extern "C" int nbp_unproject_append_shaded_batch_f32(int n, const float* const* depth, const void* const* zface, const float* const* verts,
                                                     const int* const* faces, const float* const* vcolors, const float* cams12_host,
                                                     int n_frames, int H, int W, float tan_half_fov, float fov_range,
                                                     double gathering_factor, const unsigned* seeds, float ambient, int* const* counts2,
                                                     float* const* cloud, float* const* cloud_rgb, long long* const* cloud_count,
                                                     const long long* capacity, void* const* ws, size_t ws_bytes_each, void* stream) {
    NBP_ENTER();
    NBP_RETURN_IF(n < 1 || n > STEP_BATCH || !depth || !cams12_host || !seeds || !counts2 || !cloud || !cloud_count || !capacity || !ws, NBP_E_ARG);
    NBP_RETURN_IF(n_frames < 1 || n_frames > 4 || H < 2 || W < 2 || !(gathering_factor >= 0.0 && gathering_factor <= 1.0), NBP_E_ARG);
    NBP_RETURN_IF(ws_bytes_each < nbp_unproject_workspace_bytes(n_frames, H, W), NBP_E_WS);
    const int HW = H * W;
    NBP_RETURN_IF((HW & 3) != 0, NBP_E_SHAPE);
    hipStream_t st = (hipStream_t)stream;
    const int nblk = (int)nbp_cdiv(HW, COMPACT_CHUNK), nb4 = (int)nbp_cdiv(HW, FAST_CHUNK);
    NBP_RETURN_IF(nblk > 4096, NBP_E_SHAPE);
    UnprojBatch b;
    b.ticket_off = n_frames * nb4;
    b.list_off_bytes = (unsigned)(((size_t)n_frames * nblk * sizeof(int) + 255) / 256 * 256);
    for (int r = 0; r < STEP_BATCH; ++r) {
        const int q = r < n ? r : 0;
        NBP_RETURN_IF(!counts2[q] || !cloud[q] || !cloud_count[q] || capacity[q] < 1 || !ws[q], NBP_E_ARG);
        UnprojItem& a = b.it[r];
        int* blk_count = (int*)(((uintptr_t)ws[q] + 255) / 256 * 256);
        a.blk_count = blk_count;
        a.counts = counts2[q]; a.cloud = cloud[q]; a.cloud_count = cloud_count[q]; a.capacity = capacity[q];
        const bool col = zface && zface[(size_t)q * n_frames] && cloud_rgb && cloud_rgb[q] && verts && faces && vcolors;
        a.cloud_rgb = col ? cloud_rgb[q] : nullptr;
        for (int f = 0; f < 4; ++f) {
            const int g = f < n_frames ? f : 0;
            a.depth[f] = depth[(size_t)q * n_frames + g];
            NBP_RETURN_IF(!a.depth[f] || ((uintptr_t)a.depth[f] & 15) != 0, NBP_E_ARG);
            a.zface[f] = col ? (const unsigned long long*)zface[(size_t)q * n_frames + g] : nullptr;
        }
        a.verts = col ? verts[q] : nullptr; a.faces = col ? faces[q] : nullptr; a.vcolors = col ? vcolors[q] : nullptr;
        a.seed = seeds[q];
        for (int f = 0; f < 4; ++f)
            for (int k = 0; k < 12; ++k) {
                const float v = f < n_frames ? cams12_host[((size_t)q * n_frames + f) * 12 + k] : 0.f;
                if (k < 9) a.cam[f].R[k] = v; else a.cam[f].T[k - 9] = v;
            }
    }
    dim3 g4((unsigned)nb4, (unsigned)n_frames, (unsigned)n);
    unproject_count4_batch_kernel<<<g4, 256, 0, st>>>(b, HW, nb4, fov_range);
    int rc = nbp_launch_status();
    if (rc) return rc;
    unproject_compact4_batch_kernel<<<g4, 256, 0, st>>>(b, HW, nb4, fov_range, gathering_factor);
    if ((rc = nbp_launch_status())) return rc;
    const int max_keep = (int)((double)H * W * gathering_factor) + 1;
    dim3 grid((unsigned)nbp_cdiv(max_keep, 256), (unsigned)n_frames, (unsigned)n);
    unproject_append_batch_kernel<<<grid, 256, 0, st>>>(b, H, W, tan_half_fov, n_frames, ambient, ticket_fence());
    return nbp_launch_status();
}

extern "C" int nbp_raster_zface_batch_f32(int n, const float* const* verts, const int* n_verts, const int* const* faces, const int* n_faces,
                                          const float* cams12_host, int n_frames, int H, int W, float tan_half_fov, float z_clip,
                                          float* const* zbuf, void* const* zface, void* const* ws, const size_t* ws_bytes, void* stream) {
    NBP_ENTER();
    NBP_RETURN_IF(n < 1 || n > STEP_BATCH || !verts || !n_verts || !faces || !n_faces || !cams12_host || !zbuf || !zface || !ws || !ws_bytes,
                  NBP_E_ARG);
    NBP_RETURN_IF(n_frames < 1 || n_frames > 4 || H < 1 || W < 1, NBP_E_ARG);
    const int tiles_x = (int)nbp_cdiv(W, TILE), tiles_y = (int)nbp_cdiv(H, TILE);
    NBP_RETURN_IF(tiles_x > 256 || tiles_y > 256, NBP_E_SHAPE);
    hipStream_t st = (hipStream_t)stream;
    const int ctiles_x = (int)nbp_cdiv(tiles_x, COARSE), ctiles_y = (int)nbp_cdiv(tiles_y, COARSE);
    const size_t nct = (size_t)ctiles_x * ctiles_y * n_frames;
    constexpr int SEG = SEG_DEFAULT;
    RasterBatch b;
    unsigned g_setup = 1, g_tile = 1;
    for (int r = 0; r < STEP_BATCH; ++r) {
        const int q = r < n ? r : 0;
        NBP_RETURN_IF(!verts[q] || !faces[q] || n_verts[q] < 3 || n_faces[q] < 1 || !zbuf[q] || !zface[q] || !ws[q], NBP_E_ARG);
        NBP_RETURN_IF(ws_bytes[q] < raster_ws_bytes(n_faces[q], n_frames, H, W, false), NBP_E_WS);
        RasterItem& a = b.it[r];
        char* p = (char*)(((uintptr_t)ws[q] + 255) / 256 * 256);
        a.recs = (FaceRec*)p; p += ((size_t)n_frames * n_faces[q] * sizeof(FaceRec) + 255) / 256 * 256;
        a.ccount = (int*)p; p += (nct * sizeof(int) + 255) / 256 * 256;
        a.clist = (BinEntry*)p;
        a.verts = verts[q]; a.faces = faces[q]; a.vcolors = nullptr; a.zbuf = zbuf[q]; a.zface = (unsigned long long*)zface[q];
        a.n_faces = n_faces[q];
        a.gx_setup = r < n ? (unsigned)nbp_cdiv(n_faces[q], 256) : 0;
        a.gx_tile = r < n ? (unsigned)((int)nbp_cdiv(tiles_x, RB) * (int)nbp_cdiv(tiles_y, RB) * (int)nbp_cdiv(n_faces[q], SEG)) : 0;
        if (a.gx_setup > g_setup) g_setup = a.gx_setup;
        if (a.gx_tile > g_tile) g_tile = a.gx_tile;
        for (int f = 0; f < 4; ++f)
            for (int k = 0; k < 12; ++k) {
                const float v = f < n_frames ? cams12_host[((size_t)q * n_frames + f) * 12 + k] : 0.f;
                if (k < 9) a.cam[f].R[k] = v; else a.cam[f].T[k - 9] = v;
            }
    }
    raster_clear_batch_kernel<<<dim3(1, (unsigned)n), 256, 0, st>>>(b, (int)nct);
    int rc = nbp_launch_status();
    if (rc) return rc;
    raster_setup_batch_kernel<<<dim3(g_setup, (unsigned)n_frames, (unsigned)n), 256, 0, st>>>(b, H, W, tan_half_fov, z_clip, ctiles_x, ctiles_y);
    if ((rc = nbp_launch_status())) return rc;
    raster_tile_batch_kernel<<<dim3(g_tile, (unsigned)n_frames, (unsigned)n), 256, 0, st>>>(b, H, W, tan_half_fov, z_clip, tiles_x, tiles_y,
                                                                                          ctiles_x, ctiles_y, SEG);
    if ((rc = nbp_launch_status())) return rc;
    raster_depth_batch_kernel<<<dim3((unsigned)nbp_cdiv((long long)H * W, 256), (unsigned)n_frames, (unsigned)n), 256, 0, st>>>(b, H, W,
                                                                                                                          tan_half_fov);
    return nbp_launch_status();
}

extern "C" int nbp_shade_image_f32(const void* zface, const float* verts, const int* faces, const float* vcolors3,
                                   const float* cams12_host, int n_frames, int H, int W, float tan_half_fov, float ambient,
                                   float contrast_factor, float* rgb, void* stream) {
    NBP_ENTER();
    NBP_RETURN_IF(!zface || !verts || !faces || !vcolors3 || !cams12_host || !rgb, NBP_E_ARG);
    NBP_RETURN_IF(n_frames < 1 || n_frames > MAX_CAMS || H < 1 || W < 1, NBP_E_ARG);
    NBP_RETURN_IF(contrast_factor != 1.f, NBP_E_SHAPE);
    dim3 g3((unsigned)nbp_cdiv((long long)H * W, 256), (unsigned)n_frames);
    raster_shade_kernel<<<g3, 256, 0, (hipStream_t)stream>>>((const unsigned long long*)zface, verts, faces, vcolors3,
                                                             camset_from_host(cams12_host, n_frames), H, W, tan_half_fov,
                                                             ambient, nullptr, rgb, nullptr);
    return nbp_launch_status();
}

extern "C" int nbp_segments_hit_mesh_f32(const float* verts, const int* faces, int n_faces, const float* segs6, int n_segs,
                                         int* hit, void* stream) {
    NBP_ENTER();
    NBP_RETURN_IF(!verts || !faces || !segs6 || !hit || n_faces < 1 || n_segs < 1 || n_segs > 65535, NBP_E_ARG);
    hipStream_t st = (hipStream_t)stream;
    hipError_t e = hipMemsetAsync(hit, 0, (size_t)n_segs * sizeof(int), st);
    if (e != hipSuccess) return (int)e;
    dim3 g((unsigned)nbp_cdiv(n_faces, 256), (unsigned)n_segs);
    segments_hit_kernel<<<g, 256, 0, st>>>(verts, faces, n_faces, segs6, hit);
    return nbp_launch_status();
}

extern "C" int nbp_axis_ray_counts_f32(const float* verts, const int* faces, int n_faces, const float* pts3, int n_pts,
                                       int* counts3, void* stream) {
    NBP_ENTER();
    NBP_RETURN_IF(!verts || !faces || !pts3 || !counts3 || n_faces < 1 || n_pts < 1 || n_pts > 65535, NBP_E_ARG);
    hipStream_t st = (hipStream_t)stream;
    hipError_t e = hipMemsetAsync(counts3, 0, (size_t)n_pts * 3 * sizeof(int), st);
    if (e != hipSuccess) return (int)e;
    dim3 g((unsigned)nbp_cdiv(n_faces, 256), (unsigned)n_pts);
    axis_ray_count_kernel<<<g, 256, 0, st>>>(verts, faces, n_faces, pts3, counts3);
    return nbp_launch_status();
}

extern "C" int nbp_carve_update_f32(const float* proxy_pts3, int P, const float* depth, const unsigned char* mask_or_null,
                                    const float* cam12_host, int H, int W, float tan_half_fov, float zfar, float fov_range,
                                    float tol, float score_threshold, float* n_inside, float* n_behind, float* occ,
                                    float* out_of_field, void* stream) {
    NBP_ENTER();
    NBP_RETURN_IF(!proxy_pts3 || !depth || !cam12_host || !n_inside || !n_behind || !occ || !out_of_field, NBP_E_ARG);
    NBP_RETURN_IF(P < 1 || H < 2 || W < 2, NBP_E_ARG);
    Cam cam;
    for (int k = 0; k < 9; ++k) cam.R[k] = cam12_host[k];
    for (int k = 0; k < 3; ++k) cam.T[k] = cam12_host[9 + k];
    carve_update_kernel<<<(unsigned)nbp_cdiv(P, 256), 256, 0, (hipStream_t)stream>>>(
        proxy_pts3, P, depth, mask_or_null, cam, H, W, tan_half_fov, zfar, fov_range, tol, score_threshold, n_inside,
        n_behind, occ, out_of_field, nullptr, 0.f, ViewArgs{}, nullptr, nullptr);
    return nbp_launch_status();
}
□ □ □
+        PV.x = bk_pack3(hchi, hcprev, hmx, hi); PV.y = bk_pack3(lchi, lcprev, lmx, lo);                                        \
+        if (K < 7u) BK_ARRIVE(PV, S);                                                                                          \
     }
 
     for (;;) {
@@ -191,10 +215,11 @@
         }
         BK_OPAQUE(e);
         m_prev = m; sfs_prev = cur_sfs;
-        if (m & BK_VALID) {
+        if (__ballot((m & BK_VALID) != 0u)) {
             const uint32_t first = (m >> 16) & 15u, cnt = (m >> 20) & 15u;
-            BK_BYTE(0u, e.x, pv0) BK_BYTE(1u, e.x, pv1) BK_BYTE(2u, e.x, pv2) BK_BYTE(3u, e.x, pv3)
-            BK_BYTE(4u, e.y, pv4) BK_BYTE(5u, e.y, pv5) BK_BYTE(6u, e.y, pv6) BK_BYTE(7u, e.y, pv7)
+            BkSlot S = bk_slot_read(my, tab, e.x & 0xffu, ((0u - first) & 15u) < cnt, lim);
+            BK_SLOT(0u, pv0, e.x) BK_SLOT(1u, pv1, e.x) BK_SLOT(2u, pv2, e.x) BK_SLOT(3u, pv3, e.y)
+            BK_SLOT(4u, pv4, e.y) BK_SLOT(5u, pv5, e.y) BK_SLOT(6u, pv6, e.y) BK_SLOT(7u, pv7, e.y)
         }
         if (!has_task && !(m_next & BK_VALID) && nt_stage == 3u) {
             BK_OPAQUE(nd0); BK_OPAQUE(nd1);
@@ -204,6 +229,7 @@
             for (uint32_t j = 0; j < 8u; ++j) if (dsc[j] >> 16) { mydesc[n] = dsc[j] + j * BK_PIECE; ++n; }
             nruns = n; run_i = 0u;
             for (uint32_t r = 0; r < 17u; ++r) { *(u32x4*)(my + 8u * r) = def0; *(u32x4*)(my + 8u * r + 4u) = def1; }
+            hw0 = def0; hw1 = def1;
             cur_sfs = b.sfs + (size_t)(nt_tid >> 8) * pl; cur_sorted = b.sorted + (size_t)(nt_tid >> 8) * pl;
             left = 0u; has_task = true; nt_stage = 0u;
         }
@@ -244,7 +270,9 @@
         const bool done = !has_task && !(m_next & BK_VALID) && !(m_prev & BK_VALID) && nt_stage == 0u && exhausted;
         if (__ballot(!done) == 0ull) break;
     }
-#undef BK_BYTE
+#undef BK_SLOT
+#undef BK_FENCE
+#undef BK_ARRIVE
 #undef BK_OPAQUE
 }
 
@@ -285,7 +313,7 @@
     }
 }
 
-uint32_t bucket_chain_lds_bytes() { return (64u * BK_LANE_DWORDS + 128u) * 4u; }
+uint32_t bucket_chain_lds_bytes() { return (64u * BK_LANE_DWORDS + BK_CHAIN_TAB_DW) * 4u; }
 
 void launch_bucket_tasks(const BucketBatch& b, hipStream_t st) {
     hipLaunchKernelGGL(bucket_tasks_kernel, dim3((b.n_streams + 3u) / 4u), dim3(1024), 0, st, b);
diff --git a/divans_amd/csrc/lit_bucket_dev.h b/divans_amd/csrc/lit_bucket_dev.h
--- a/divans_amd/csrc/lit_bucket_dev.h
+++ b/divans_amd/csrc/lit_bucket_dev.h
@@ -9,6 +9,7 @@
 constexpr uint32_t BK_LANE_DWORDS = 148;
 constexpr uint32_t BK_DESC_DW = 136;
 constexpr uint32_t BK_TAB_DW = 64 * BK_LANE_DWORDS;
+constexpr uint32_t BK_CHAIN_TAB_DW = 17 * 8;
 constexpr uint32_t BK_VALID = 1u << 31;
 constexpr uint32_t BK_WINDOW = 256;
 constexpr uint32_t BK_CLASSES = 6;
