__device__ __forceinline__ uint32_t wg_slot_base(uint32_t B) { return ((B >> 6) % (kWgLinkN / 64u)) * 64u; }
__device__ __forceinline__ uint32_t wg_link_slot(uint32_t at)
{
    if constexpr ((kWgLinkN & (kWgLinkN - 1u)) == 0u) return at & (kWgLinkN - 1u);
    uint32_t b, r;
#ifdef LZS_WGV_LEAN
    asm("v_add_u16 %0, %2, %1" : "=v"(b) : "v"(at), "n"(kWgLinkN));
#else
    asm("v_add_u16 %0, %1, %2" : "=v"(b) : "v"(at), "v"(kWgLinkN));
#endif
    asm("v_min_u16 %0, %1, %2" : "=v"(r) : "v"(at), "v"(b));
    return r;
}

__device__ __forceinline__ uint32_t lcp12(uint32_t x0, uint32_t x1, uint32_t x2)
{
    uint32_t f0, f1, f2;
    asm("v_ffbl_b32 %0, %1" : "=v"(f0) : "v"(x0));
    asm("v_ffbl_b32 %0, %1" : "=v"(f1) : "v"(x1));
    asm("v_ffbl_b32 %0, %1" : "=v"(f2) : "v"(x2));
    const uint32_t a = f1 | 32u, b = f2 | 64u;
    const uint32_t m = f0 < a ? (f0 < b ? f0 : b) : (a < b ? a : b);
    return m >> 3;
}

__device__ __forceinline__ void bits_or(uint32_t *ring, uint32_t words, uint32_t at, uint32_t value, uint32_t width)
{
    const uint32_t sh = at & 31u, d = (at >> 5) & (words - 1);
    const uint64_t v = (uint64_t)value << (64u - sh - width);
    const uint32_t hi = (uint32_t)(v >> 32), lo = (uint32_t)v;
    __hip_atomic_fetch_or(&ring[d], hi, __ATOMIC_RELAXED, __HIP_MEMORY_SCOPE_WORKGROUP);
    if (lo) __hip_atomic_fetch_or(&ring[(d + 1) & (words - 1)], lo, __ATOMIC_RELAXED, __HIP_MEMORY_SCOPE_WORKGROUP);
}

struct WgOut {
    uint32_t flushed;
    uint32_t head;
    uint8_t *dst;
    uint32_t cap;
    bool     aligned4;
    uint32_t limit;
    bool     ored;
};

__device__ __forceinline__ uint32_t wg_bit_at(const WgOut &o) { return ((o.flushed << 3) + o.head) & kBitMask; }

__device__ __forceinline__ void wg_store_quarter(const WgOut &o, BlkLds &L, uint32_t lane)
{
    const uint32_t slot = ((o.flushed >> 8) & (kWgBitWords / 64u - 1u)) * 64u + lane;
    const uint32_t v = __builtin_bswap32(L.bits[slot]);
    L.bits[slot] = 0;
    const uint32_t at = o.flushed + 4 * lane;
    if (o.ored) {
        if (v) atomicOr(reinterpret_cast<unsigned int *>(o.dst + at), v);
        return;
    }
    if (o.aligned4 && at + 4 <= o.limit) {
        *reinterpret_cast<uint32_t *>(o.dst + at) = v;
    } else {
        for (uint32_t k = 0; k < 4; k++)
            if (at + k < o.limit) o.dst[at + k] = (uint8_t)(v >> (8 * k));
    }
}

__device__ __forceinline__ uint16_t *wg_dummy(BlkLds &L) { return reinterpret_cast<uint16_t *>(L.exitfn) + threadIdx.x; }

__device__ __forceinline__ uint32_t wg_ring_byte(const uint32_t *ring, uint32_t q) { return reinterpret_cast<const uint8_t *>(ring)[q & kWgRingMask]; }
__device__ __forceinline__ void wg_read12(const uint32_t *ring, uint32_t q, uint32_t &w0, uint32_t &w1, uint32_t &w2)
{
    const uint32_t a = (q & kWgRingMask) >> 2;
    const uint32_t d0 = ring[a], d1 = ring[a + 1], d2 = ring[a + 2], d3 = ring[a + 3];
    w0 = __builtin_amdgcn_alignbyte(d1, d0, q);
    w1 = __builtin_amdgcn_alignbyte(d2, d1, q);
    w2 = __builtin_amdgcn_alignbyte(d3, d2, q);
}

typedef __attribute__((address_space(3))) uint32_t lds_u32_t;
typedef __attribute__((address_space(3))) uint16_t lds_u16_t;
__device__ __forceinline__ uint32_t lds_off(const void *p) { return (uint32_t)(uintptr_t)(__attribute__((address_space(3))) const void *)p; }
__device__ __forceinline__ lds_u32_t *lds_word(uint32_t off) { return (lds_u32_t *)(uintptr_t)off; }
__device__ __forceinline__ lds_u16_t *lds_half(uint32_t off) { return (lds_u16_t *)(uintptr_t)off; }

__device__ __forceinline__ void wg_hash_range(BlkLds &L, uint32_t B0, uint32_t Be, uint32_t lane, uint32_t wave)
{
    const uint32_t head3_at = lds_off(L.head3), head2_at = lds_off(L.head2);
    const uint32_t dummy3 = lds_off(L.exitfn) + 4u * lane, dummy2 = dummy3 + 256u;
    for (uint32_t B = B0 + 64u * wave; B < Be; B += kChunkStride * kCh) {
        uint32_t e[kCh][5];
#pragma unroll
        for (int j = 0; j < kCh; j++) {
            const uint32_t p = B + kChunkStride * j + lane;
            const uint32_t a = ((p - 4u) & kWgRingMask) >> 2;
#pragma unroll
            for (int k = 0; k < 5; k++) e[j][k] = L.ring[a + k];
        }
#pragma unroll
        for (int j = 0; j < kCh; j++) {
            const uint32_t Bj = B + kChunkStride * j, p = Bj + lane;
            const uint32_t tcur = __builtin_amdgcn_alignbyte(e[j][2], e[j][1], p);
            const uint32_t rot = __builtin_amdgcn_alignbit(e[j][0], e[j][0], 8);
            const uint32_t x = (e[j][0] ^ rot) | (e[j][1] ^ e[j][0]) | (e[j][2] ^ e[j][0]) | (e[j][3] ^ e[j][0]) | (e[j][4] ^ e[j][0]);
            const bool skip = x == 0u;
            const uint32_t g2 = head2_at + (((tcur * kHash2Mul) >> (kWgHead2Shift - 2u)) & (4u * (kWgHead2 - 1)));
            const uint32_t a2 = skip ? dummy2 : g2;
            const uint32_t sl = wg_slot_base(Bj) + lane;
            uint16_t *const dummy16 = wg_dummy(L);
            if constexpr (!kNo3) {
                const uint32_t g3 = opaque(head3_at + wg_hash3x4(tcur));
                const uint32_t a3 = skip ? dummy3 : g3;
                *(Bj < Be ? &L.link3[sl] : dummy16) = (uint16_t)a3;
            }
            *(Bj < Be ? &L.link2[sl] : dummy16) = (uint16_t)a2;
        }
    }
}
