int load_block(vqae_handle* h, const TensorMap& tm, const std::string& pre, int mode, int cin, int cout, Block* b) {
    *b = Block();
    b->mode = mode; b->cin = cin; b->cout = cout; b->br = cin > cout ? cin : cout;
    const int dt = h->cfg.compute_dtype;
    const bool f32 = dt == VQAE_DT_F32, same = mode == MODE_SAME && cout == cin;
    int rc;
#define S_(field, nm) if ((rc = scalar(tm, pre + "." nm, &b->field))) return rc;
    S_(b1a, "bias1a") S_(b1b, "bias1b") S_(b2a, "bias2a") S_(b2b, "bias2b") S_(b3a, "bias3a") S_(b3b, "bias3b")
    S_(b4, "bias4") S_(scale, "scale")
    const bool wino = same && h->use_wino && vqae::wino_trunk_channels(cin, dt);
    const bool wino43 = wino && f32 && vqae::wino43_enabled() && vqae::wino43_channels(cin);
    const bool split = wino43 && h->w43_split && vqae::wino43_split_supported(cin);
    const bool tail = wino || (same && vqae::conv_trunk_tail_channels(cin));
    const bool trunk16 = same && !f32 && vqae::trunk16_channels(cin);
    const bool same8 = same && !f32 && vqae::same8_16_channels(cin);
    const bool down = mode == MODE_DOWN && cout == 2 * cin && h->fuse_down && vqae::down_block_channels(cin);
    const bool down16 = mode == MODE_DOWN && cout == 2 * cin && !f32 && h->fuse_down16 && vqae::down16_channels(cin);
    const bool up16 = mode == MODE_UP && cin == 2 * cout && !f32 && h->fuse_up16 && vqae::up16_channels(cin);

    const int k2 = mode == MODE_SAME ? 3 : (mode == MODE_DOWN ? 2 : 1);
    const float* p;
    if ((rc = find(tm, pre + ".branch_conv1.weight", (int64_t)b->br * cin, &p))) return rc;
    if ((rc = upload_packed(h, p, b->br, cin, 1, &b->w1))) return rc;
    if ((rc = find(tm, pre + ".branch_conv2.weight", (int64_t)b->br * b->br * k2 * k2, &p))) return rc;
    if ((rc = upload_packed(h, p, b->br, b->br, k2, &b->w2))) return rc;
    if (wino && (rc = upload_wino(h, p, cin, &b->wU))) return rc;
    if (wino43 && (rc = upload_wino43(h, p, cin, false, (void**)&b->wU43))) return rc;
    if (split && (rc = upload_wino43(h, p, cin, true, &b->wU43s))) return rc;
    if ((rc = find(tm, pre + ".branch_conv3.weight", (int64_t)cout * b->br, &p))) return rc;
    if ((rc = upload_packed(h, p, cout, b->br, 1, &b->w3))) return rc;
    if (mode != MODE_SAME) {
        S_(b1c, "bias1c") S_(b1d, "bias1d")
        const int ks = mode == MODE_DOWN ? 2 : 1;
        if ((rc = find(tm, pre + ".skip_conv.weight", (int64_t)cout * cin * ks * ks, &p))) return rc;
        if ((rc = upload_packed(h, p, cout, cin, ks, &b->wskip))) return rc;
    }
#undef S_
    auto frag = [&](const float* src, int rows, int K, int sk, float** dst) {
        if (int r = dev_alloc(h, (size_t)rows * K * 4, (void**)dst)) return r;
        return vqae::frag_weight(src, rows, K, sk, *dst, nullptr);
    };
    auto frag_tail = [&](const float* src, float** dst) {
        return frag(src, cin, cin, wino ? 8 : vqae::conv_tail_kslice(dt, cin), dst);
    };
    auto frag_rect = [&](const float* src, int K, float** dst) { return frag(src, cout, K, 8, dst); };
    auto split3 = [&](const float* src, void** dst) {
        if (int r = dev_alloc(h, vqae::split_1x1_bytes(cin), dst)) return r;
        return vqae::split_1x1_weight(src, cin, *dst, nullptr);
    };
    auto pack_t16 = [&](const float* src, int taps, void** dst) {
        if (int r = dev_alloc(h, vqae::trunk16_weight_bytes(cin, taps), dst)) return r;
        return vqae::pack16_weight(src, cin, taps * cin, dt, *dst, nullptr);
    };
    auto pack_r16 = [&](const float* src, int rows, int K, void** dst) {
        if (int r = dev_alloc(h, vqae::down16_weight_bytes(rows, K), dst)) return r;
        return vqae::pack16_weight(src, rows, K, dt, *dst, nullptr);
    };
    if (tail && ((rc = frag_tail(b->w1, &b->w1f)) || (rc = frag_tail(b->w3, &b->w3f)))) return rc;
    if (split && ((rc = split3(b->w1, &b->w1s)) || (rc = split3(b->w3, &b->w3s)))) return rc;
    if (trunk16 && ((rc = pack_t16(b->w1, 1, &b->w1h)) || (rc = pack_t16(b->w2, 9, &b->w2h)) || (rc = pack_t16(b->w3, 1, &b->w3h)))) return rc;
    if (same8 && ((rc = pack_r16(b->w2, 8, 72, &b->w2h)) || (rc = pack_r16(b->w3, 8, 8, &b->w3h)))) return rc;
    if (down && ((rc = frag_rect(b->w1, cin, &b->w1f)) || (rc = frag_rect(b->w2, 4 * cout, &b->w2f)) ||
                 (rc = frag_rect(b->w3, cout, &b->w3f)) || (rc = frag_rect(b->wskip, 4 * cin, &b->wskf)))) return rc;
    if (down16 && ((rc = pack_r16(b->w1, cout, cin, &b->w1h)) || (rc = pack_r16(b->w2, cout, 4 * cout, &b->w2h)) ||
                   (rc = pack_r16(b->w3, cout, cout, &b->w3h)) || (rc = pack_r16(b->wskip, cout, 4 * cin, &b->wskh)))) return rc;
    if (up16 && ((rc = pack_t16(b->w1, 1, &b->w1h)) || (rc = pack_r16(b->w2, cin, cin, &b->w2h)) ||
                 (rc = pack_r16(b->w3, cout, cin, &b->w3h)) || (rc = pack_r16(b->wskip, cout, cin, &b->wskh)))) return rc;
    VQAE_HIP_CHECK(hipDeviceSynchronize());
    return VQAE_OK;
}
□ □ □
§ Directions for this task
Will you return exactly the lines above from the one with "NBP_RETURN_IF(!counts2[q] || !cloud[q]" down to the one with "a.counts = counts2[q];", counting both as part of the range?

§ Answer for the task
        NBP_RETURN_IF(!counts2[q] || !cloud[q] || !cloud_count[q] || capacity[q] < 1 || !ws[q], NBP_E_ARG);
        UnprojItem& a = b.it[r];
        int* blk_count = (int*)(((uintptr_t)ws[q] + 255) / 256 * 256);
        a.blk_count = blk_count;
        a.counts = counts2[q]; a.cloud = cloud[q]; a.cloud_count = cloud_count[q]; a.capacity = capacity[q];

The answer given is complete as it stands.